* _PROMPT_: Go through the data and retrieve each line that includes the string "global".

======== EXCERPTED RECORDS

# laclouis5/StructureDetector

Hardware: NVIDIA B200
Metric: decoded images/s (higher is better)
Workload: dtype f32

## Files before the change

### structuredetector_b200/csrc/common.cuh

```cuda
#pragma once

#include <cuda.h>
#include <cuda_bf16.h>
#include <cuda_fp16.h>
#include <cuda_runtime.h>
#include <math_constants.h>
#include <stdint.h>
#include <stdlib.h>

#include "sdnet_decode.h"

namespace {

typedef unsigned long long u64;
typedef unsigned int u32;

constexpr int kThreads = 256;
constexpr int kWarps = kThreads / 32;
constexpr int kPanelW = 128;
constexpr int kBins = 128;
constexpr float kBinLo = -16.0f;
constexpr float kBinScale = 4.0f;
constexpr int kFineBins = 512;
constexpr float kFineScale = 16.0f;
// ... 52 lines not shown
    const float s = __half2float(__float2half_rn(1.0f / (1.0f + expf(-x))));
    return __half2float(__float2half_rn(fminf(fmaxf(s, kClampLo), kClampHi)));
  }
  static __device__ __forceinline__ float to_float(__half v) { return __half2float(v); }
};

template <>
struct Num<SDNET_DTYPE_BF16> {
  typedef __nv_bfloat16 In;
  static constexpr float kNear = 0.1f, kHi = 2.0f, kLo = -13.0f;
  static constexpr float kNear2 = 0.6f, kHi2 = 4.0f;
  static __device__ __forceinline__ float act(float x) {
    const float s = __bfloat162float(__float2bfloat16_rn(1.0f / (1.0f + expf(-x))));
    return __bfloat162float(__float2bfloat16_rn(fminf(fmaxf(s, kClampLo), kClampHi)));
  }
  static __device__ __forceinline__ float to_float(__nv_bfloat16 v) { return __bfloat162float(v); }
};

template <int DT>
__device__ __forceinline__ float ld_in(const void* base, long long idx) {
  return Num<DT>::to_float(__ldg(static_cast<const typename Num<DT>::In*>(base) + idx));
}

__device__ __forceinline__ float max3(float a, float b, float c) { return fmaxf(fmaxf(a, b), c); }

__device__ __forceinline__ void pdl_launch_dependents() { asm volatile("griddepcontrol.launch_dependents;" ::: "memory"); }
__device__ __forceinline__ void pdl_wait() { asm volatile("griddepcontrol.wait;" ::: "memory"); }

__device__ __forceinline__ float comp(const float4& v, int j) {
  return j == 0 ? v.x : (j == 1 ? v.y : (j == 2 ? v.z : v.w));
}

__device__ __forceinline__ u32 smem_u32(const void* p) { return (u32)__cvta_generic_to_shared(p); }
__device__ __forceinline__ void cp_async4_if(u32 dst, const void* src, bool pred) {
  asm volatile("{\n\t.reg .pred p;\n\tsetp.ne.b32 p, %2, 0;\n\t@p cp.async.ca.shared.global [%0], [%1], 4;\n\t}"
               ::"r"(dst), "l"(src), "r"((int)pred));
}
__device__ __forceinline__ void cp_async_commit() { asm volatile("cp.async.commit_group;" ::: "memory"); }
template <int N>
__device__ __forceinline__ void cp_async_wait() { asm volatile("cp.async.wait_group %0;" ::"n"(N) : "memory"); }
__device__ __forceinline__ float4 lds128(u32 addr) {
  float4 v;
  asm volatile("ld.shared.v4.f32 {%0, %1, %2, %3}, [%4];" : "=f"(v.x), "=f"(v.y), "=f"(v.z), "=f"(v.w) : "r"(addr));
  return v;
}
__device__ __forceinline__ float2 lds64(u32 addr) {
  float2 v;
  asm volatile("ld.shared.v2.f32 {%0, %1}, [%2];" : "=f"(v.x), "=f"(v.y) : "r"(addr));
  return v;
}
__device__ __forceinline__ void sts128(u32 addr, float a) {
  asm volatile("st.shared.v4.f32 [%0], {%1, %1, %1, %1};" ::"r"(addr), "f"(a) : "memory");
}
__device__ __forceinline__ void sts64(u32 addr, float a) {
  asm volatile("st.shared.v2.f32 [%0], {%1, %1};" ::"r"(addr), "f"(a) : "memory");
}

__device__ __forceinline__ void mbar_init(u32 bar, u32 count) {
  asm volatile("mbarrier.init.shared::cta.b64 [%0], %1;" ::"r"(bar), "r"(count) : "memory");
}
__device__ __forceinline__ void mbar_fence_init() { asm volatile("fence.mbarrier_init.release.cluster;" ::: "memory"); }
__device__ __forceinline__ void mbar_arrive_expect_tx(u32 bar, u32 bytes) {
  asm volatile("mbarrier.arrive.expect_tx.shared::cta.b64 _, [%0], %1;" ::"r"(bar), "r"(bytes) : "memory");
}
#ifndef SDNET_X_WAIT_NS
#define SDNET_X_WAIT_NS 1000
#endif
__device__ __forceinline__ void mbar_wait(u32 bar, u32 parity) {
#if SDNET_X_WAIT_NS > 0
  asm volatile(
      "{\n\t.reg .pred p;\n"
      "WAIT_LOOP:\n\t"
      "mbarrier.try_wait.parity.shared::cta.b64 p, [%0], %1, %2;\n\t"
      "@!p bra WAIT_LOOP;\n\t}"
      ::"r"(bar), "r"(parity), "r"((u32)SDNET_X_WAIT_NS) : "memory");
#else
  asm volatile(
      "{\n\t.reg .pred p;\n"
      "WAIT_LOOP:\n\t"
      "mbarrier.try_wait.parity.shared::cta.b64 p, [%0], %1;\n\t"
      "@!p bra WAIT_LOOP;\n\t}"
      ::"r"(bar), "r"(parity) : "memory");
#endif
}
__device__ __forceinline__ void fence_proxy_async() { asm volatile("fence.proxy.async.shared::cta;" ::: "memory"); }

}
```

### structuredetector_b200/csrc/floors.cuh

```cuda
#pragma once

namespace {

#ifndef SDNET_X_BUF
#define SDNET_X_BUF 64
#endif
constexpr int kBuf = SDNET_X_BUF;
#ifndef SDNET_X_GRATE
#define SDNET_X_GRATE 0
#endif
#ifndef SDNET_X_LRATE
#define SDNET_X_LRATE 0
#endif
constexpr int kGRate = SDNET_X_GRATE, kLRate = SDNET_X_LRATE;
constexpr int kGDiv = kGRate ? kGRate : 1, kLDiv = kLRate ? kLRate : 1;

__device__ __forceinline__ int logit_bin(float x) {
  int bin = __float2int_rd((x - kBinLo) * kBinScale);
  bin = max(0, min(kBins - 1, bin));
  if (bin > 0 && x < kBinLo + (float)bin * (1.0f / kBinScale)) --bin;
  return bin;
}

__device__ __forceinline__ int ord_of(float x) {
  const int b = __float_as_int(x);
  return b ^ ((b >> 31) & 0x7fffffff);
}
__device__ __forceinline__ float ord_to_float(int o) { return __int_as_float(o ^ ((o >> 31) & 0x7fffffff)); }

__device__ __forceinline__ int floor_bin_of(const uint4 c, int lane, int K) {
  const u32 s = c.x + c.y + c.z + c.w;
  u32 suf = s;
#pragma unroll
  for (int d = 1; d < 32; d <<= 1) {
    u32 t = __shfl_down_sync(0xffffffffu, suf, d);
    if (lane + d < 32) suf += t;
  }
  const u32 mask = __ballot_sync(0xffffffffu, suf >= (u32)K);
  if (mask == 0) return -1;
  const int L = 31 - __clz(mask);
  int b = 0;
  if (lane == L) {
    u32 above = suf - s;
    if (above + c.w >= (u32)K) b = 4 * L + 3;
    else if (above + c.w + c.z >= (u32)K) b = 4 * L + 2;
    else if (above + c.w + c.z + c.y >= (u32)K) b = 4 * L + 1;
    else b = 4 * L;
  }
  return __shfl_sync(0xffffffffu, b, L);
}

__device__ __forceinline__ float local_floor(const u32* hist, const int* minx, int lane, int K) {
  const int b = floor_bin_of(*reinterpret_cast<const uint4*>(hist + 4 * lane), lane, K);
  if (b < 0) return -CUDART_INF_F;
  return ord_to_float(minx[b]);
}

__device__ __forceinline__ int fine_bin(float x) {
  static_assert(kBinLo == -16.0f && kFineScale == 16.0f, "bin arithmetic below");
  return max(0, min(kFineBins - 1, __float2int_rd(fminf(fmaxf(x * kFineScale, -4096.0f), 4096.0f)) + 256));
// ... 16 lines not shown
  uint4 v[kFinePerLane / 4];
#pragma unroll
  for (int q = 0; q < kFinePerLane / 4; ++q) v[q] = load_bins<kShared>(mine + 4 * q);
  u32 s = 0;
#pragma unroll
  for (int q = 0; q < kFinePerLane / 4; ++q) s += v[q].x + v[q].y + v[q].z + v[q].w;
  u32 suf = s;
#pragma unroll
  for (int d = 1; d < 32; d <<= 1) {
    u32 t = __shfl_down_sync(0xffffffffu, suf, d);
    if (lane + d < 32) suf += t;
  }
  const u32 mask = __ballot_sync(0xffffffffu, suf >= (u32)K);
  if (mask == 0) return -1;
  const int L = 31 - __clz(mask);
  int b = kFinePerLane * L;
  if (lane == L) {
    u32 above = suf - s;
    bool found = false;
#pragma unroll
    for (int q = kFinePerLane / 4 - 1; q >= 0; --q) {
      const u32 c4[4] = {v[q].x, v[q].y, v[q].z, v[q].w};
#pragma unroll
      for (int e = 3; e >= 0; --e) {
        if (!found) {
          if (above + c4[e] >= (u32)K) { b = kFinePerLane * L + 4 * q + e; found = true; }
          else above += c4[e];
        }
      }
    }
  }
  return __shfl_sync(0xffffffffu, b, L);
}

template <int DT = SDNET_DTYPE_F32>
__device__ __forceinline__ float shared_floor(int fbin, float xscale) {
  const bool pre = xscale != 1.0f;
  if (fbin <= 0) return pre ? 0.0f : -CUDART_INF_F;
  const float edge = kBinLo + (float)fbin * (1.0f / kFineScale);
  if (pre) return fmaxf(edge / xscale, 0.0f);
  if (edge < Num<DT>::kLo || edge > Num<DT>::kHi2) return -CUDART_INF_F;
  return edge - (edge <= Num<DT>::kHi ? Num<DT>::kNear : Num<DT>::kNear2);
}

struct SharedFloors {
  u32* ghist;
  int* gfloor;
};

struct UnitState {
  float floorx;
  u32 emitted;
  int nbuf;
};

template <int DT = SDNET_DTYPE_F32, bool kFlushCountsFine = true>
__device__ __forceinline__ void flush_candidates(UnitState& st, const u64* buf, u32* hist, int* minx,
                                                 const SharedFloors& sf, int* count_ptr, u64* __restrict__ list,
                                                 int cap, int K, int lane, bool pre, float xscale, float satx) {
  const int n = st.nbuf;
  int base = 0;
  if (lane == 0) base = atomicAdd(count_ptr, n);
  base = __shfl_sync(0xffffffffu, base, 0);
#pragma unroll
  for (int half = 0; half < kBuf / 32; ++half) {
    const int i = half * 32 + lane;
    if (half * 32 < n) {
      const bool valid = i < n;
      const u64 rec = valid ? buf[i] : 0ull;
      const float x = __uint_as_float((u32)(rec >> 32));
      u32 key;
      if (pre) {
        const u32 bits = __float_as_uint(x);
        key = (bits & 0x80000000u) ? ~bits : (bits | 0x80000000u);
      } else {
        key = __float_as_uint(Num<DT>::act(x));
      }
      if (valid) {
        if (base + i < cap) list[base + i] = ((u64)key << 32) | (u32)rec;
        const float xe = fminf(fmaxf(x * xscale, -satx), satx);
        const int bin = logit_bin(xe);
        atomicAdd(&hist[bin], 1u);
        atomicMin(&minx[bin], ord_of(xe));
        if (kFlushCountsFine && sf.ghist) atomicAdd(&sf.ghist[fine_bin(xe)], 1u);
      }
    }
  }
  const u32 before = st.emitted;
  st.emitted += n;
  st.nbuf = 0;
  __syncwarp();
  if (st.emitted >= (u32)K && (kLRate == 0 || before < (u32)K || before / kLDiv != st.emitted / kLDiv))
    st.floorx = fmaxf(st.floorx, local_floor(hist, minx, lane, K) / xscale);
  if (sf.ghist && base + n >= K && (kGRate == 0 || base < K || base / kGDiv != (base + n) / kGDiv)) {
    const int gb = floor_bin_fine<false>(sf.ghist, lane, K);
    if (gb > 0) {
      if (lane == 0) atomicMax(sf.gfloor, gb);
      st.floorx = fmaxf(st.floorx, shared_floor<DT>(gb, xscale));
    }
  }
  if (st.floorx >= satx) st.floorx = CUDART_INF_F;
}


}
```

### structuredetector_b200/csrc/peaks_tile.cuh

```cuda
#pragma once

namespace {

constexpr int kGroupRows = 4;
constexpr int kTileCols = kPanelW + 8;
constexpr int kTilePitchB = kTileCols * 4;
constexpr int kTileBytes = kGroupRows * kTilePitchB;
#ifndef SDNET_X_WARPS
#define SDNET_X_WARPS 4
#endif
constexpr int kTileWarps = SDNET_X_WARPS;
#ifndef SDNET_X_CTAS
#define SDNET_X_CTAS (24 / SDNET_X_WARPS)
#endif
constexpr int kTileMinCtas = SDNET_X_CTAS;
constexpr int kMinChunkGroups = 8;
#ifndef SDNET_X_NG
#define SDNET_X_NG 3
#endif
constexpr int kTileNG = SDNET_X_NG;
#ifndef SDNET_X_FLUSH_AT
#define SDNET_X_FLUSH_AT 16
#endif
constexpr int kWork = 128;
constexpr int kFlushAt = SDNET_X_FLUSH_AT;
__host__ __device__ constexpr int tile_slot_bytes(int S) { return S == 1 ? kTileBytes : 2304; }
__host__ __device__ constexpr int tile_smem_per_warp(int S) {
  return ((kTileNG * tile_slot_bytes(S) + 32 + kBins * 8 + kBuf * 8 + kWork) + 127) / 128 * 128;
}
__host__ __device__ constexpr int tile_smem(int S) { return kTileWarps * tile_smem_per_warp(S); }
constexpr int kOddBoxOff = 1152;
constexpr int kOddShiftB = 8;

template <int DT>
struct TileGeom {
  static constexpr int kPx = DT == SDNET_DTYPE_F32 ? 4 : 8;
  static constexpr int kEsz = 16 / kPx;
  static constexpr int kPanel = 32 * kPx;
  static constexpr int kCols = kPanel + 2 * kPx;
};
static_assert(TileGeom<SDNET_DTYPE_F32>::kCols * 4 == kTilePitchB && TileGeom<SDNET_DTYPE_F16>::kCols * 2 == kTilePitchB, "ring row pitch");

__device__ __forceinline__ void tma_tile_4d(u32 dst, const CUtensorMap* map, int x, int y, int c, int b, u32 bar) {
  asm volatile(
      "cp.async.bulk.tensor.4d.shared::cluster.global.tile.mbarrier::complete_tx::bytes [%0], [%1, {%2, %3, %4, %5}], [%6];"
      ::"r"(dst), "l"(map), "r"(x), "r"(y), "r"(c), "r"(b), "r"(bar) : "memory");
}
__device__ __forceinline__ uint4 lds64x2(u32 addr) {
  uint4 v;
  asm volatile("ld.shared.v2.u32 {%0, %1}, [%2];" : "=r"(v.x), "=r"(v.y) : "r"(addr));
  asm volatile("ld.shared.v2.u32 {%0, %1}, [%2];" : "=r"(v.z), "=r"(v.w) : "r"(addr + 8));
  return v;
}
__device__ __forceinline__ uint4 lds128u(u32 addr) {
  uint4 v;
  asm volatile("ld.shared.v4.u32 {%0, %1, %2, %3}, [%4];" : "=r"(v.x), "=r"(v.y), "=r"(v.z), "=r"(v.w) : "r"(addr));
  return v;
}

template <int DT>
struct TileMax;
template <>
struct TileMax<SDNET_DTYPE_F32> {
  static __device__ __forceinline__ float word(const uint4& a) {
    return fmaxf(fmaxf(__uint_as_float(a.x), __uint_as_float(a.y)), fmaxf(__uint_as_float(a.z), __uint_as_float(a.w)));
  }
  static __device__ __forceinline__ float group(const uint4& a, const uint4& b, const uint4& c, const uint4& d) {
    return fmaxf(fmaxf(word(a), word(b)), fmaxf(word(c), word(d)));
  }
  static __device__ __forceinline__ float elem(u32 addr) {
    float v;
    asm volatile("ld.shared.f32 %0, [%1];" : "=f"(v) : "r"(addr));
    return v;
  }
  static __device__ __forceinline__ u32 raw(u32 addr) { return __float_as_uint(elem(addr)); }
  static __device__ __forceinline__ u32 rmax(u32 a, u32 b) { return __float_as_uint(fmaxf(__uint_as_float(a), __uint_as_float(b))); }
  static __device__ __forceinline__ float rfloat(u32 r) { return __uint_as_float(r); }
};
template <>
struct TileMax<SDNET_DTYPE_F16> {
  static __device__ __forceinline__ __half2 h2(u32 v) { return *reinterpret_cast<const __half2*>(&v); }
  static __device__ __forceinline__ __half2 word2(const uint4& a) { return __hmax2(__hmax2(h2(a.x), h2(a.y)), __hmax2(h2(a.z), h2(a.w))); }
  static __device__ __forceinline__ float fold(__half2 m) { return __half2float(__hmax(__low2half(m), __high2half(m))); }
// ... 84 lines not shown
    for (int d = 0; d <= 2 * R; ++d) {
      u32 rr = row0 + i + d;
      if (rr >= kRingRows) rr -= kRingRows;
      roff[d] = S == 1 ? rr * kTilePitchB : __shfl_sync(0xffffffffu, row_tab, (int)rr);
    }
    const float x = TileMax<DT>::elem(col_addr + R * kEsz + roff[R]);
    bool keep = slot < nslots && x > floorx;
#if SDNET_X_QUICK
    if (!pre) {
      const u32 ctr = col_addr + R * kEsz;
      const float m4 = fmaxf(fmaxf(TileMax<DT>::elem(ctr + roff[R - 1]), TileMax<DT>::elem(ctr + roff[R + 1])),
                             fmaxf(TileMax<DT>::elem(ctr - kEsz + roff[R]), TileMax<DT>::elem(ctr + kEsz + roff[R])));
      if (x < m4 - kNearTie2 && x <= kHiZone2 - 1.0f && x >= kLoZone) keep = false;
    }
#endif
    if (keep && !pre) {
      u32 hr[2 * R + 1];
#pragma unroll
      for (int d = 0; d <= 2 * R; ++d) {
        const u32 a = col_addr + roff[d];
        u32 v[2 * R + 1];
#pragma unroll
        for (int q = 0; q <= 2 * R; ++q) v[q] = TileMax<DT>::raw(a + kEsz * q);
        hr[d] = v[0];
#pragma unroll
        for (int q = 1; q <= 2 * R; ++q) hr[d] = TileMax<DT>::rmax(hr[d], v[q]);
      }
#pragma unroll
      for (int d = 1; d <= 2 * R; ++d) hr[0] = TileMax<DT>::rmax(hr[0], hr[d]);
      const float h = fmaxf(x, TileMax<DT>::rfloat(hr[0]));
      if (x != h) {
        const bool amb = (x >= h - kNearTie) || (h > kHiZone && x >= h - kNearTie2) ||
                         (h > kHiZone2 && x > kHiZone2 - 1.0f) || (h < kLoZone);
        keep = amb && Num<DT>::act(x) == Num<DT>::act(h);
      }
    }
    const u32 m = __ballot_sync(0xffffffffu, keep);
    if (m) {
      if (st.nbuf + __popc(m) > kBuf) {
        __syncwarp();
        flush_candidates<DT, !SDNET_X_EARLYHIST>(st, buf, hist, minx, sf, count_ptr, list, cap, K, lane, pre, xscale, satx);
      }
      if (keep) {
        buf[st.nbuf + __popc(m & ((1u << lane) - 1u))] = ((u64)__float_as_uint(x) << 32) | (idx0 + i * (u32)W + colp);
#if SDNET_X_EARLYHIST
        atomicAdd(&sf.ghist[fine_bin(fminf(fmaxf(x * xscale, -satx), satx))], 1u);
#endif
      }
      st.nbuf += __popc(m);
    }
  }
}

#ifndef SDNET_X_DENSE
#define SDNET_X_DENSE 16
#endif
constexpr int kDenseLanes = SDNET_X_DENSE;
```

================

* _FINISHED TASK_:
  asm volatile("{\n\t.reg .pred p;\n\tsetp.ne.b32 p, %2, 0;\n\t@p cp.async.ca.shared.global [%0], [%1], 4;\n\t}"
      "cp.async.bulk.tensor.4d.shared::cluster.global.tile.mbarrier::complete_tx::bytes [%0], [%1, {%2, %3, %4, %5}], [%6];"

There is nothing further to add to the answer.